Pick out the lines below with "else" and list them.

◇ ◇ ◇

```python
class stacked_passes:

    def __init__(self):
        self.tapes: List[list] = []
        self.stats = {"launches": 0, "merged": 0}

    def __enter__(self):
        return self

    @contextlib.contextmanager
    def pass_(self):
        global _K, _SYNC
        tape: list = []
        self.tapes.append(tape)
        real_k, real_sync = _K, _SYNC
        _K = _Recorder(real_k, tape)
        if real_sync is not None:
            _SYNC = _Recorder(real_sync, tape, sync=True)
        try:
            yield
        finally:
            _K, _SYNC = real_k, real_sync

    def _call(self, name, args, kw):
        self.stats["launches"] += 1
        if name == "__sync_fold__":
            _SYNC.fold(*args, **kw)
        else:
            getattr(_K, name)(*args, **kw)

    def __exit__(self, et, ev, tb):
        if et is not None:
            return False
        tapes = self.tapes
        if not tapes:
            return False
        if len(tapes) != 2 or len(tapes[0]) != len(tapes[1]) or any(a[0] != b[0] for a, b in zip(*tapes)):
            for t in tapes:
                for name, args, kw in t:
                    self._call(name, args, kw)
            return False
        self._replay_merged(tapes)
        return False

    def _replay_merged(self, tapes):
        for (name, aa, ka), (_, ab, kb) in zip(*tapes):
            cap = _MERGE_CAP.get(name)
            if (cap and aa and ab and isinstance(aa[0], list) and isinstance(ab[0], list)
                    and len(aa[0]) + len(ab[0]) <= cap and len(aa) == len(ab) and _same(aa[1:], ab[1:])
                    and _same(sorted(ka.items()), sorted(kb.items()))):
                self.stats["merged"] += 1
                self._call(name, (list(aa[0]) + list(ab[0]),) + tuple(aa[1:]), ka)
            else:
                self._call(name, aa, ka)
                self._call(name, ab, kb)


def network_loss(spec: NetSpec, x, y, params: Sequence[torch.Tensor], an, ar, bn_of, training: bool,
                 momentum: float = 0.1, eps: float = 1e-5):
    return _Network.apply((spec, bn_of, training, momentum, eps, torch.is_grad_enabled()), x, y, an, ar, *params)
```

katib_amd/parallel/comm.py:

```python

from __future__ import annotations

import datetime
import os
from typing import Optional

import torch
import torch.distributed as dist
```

◇ ◇ ◇

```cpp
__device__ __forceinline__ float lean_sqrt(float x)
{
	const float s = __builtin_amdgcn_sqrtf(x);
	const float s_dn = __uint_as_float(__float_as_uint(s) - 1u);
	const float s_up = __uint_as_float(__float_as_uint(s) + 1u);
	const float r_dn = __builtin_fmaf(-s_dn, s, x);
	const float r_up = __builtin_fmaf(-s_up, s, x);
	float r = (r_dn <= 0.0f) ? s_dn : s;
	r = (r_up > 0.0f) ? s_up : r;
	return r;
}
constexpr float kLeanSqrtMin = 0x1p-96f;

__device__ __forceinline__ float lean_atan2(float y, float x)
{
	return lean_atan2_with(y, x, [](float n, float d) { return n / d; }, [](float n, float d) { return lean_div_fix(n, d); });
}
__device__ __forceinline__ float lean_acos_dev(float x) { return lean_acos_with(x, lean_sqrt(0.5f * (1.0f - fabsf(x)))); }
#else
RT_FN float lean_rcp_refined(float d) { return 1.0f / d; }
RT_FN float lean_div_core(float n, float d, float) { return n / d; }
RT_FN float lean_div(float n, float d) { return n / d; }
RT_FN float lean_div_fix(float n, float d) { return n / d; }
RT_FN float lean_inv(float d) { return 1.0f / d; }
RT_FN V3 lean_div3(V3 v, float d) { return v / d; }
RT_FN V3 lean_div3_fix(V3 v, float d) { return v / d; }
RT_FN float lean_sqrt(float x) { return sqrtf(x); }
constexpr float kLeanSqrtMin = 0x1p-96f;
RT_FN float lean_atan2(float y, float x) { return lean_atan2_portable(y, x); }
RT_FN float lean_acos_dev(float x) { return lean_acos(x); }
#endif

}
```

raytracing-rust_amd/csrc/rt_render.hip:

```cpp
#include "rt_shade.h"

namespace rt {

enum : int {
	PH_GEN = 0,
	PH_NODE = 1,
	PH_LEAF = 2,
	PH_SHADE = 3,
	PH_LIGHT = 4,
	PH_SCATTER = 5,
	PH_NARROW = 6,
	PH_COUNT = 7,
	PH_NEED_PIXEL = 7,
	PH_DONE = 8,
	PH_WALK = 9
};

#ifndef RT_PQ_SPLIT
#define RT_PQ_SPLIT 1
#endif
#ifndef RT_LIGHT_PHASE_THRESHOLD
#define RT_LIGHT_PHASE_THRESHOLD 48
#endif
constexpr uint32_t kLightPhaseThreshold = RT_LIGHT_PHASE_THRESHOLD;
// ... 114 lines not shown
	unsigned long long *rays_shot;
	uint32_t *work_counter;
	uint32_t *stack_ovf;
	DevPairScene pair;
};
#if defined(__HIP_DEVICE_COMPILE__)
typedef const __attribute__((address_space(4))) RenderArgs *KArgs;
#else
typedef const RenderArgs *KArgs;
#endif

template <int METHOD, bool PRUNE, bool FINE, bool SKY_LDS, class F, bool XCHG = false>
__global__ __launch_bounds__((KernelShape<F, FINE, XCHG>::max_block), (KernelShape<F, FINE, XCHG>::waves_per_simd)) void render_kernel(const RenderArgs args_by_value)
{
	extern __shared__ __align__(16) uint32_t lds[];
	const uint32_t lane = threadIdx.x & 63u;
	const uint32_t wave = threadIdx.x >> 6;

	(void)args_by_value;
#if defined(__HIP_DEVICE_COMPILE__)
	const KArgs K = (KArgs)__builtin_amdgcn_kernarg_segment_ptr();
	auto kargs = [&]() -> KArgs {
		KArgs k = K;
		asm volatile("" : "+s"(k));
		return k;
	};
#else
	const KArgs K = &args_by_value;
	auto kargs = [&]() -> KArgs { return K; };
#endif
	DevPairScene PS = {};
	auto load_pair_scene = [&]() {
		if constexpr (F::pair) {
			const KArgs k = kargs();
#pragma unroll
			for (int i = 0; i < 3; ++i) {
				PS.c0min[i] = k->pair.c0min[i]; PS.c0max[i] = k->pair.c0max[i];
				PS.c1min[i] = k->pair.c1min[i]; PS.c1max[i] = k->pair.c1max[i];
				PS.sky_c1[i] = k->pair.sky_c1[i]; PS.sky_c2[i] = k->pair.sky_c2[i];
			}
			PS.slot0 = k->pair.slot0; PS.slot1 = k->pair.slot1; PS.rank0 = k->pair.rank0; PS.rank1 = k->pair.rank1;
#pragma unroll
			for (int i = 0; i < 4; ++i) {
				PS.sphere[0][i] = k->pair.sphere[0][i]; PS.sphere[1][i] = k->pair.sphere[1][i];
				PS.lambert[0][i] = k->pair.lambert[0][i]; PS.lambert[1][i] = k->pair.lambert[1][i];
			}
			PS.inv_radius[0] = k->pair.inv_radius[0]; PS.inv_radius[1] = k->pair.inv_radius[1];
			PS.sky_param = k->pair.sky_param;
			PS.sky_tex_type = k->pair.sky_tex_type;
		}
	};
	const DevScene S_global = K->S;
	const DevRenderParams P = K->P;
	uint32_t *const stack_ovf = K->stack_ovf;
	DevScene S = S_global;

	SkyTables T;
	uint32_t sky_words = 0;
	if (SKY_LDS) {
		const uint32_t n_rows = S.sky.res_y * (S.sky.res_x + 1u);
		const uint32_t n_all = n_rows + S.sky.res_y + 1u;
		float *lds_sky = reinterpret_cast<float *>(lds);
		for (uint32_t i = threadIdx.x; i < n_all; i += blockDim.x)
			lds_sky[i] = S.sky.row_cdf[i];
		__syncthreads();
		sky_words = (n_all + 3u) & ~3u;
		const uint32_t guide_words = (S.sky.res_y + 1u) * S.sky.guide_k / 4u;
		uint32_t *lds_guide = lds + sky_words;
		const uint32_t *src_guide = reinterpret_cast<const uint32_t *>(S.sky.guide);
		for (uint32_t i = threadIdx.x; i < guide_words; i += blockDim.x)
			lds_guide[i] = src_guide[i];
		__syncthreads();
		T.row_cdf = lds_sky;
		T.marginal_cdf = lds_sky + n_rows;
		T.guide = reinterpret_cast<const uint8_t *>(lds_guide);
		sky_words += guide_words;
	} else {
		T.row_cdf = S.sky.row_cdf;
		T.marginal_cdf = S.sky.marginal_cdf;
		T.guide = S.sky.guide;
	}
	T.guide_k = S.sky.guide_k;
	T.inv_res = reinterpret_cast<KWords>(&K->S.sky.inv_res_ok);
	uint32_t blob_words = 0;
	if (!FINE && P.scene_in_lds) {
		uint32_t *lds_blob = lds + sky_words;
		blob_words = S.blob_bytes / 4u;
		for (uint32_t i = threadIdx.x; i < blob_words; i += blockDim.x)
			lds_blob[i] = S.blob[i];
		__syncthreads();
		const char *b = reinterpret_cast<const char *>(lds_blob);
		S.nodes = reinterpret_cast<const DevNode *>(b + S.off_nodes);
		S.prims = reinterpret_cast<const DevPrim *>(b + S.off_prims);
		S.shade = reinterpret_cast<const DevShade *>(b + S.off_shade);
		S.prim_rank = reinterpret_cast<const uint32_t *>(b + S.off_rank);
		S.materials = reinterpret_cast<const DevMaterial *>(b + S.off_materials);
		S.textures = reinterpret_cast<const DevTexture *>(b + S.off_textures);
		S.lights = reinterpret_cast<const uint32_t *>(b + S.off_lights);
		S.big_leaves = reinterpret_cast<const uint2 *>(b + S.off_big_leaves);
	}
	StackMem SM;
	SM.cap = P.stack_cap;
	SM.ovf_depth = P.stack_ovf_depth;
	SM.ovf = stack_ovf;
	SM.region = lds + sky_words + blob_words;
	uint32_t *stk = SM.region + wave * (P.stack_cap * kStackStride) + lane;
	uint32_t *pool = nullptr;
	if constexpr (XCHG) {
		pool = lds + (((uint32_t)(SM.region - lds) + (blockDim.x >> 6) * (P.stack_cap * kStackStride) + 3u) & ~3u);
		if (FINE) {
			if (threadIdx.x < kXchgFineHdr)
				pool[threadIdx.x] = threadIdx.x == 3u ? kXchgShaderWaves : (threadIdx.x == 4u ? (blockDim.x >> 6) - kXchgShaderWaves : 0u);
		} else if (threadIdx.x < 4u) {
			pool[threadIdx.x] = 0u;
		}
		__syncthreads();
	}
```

◇ ◇ ◇

● REPLY TO THE EXERCISE
        else:
            else:
#else
#else
#else
	} else {
		} else if (threadIdx.x < 4u) {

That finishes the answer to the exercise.